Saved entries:
diff --git a/ai_based_frame_interpolation_amd/csrc/conv_launch.hip.h b/ai_based_frame_interpolation_amd/csrc/conv_launch.hip.h
--- a/ai_based_frame_interpolation_amd/csrc/conv_launch.hip.h
+++ b/ai_based_frame_interpolation_amd/csrc/conv_launch.hip.h
@@ -25,18 +25,18 @@
     return FIUNET_OK;
 }
 
-template <typename T, int BN, int TH, int TW, int MODE, int EPI>
+template <typename T, int BN, int TH, int TW, int MODE, int EPI, int SHAPE = WAVE_WIDE>
 int launch_conv_cfg(ConvArgs a, hipStream_t s)
 {
     char name[128] = "";
     if (name_out())
-        std::snprintf(name, sizeof name, "conv3x3_mfma_kernel<%s,%d,%d,%d,%d,%d>", elem_name<T>(), BN, TH, TW,
-                      MODE, EPI);
+        std::snprintf(name, sizeof name, "conv3x3_mfma_kernel<%s,%d,%d,%d,%d,%d%s>", elem_name<T>(), BN, TH, TW,
+                      MODE, EPI, SHAPE == WAVE_STRIP ? ",strip" : "");
     a.tilesX = (a.W + TW - 1) / TW;
     a.tilesY = (a.H + TH - 1) / TH;
     a.nct = a.Cout / BN;
     const long long nblk = (long long)a.B * a.tilesX * a.tilesY * a.nct * (epi_is_splitk(EPI) ? a.ksplit : 1);
-    return launch_lds<&conv3x3_mfma_kernel<T, BN, TH, TW, MODE, EPI>>(name, nblk, ConvTile<BN, TH, TW, MODE>::LDS_BYTES, a, s);
+    return launch_lds<&conv3x3_mfma_kernel<T, BN, TH, TW, MODE, EPI, SHAPE>>(name, nblk, ConvTile<BN, TH, TW, MODE>::LDS_BYTES, a, s);
 }
 
 template <typename T, int EPI, bool X2> int launch_kwave(ConvArgs a, hipStream_t s)
@@ -81,13 +81,25 @@
         if (cfg.kwave) return launch_kwave<T, EPI, MODE == SRC_DIRECT_X2>(a, s);
     }
     if (cfg.small) return launch_conv_maybe_split<T, 64, 8, 32, MODE, EPI>(a, s, cfg.ksplit);
+    const bool wide = tuned_tile_is_wide(a.H, a.W, a.Cout);
+    if (cfg.strip) {
+        if constexpr (sizeof(T) == 2 && MODE == SRC_DIRECT) {
+            if (wide && cfg.ksplit <= 1) {
+                if constexpr (conv_strip_pays(64, EPI)) {
+                    if (a.Cout == 64) return launch_conv_cfg<T, 64, 16, 32, MODE, EPI, WAVE_STRIP>(a, s);
+                }
+                if constexpr (conv_strip_pays(128, EPI)) {
+                    if (a.Cout != 64) return launch_conv_cfg<T, 128, 8, 32, MODE, EPI, WAVE_STRIP>(a, s);
+                }
+            }
+        }
+        return fail(FIUNET_ERR_INVALID_ARG, "internal: strip wave shape asked of a launch that has none");
+    }
     if (a.Cout == 64) {
-        const bool wide = prefer_wide(a.H, a.W, 16, 32, 32, 16);
         return wide ? launch_conv_maybe_split<T, 64, 16, 32, MODE, EPI>(a, s, cfg.ksplit)
                     : launch_conv_maybe_split<T, 64, 32, 16, MODE, EPI>(a, s, cfg.ksplit);
     }
     if constexpr (EPI != EPI_HEAD && EPI != EPI_HEAD3) {
-        const bool wide = prefer_wide(a.H, a.W, 8, 32, 16, 16);
         return wide ? launch_conv_maybe_split<T, 128, 8, 32, MODE, EPI>(a, s, cfg.ksplit)
                     : launch_conv_maybe_split<T, 128, 16, 16, MODE, EPI>(a, s, cfg.ksplit);
     }
diff --git a/ai_based_frame_interpolation_amd/csrc/fiunet.hip b/ai_based_frame_interpolation_amd/csrc/fiunet.hip
--- a/ai_based_frame_interpolation_amd/csrc/fiunet.hip
+++ b/ai_based_frame_interpolation_amd/csrc/fiunet.hip
@@ -272,6 +272,8 @@
         st.cfg = choose_conv_cfg(fp32, x2, B, h, w, cin, cout, !stem && plain_or_pool && st.slab,
                                  (n.force_tile ? n.force_tile[i] : 0) - 1, stem || !n.force_ksplit ? 0 : n.force_ksplit[i],
                                  direct && plain_or_pool && !as_gather, direct || (gather && cout >= 256), gather || as_gather);
+        st.cfg.strip = conv_wave_strip(precision == FIUNET_BF16 || precision == FIUNET_FP16, direct, st.cfg, h, w, cout, st.epi,
+                                       (n.flags & FIUNET_OPT_WIDE_WAVES) != 0);
     }
 }
 
@@ -1206,6 +1208,24 @@
     return FIUNET_OK;
 }
 
+int fiunet_debug_stage_wave_shape(int frame_channels, int bilinear, unsigned flags, int precision, int B, int H, int W,
+                                  int stage, int* out)
+{
+    if (!out || (frame_channels != 1 && frame_channels != 3) || B < 1 || H < 16 || W < 16 || stage < 1 || stage >= NCONV ||
+        !valid_precision(precision))
+        return fail(FIUNET_ERR_INVALID_ARG, "fiunet_debug_stage_wave_shape: bad arguments");
+    NetDesc n;
+    n.cf = frame_channels;
+    n.bilinear = bilinear != 0;
+    n.cout = n.bilinear ? kCoutBil : kCoutCT;
+    n.flags = flags;
+    n.stem_w = frame_channels == 1;
+    StageLaunch L[NCONV];
+    plan_stages(n, precision, B, H, W, L);
+    *out = L[stage].cfg.strip;
+    return FIUNET_OK;
+}
+
 int fiunet_debug_plan(int frame_channels, int bilinear, unsigned flags, int precision, int B, int H, int W,
                       long long* records , int capacity, int* n_records, unsigned long long* total)
 {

What to produce
Repeat the records above exactly, leaving none out.

Result of the task
diff --git a/ai_based_frame_interpolation_amd/csrc/conv_launch.hip.h b/ai_based_frame_interpolation_amd/csrc/conv_launch.hip.h
--- a/ai_based_frame_interpolation_amd/csrc/conv_launch.hip.h
+++ b/ai_based_frame_interpolation_amd/csrc/conv_launch.hip.h
@@ -25,18 +25,18 @@
     return FIUNET_OK;
 }
 
-template <typename T, int BN, int TH, int TW, int MODE, int EPI>
+template <typename T, int BN, int TH, int TW, int MODE, int EPI, int SHAPE = WAVE_WIDE>
 int launch_conv_cfg(ConvArgs a, hipStream_t s)
 {
     char name[128] = "";
     if (name_out())
-        std::snprintf(name, sizeof name, "conv3x3_mfma_kernel<%s,%d,%d,%d,%d,%d>", elem_name<T>(), BN, TH, TW,
-                      MODE, EPI);
+        std::snprintf(name, sizeof name, "conv3x3_mfma_kernel<%s,%d,%d,%d,%d,%d%s>", elem_name<T>(), BN, TH, TW,
+                      MODE, EPI, SHAPE == WAVE_STRIP ? ",strip" : "");
     a.tilesX = (a.W + TW - 1) / TW;
     a.tilesY = (a.H + TH - 1) / TH;
     a.nct = a.Cout / BN;
     const long long nblk = (long long)a.B * a.tilesX * a.tilesY * a.nct * (epi_is_splitk(EPI) ? a.ksplit : 1);
-    return launch_lds<&conv3x3_mfma_kernel<T, BN, TH, TW, MODE, EPI>>(name, nblk, ConvTile<BN, TH, TW, MODE>::LDS_BYTES, a, s);
+    return launch_lds<&conv3x3_mfma_kernel<T, BN, TH, TW, MODE, EPI, SHAPE>>(name, nblk, ConvTile<BN, TH, TW, MODE>::LDS_BYTES, a, s);
 }
 
 template <typename T, int EPI, bool X2> int launch_kwave(ConvArgs a, hipStream_t s)
@@ -81,13 +81,25 @@
         if (cfg.kwave) return launch_kwave<T, EPI, MODE == SRC_DIRECT_X2>(a, s);
     }
     if (cfg.small) return launch_conv_maybe_split<T, 64, 8, 32, MODE, EPI>(a, s, cfg.ksplit);
+    const bool wide = tuned_tile_is_wide(a.H, a.W, a.Cout);
+    if (cfg.strip) {
+        if constexpr (sizeof(T) == 2 && MODE == SRC_DIRECT) {
+            if (wide && cfg.ksplit <= 1) {
+                if constexpr (conv_strip_pays(64, EPI)) {
+                    if (a.Cout == 64) return launch_conv_cfg<T, 64, 16, 32, MODE, EPI, WAVE_STRIP>(a, s);
+                }
+                if constexpr (conv_strip_pays(128, EPI)) {
+                    if (a.Cout != 64) return launch_conv_cfg<T, 128, 8, 32, MODE, EPI, WAVE_STRIP>(a, s);
+                }
+            }
+        }
+        return fail(FIUNET_ERR_INVALID_ARG, "internal: strip wave shape asked of a launch that has none");
+    }
     if (a.Cout == 64) {
-        const bool wide = prefer_wide(a.H, a.W, 16, 32, 32, 16);
         return wide ? launch_conv_maybe_split<T, 64, 16, 32, MODE, EPI>(a, s, cfg.ksplit)
                     : launch_conv_maybe_split<T, 64, 32, 16, MODE, EPI>(a, s, cfg.ksplit);
     }
     if constexpr (EPI != EPI_HEAD && EPI != EPI_HEAD3) {
-        const bool wide = prefer_wide(a.H, a.W, 8, 32, 16, 16);
         return wide ? launch_conv_maybe_split<T, 128, 8, 32, MODE, EPI>(a, s, cfg.ksplit)
                     : launch_conv_maybe_split<T, 128, 16, 16, MODE, EPI>(a, s, cfg.ksplit);
     }
diff --git a/ai_based_frame_interpolation_amd/csrc/fiunet.hip b/ai_based_frame_interpolation_amd/csrc/fiunet.hip
--- a/ai_based_frame_interpolation_amd/csrc/fiunet.hip
+++ b/ai_based_frame_interpolation_amd/csrc/fiunet.hip
@@ -272,6 +272,8 @@
         st.cfg = choose_conv_cfg(fp32, x2, B, h, w, cin, cout, !stem && plain_or_pool && st.slab,
                                  (n.force_tile ? n.force_tile[i] : 0) - 1, stem || !n.force_ksplit ? 0 : n.force_ksplit[i],
                                  direct && plain_or_pool && !as_gather, direct || (gather && cout >= 256), gather || as_gather);
+        st.cfg.strip = conv_wave_strip(precision == FIUNET_BF16 || precision == FIUNET_FP16, direct, st.cfg, h, w, cout, st.epi,
+                                       (n.flags & FIUNET_OPT_WIDE_WAVES) != 0);
     }
 }
 
@@ -1206,6 +1208,24 @@
     return FIUNET_OK;
 }
 
+int fiunet_debug_stage_wave_shape(int frame_channels, int bilinear, unsigned flags, int precision, int B, int H, int W,
+                                  int stage, int* out)
+{
+    if (!out || (frame_channels != 1 && frame_channels != 3) || B < 1 || H < 16 || W < 16 || stage < 1 || stage >= NCONV ||
+        !valid_precision(precision))
+        return fail(FIUNET_ERR_INVALID_ARG, "fiunet_debug_stage_wave_shape: bad arguments");
+    NetDesc n;
+    n.cf = frame_channels;
+    n.bilinear = bilinear != 0;
+    n.cout = n.bilinear ? kCoutBil : kCoutCT;
+    n.flags = flags;
+    n.stem_w = frame_channels == 1;
+    StageLaunch L[NCONV];
+    plan_stages(n, precision, B, H, W, L);
+    *out = L[stage].cfg.strip;
+    return FIUNET_OK;
+}
+
 int fiunet_debug_plan(int frame_channels, int bilinear, unsigned flags, int precision, int B, int H, int W,
                       long long* records , int capacity, int* n_records, unsigned long long* total)
 {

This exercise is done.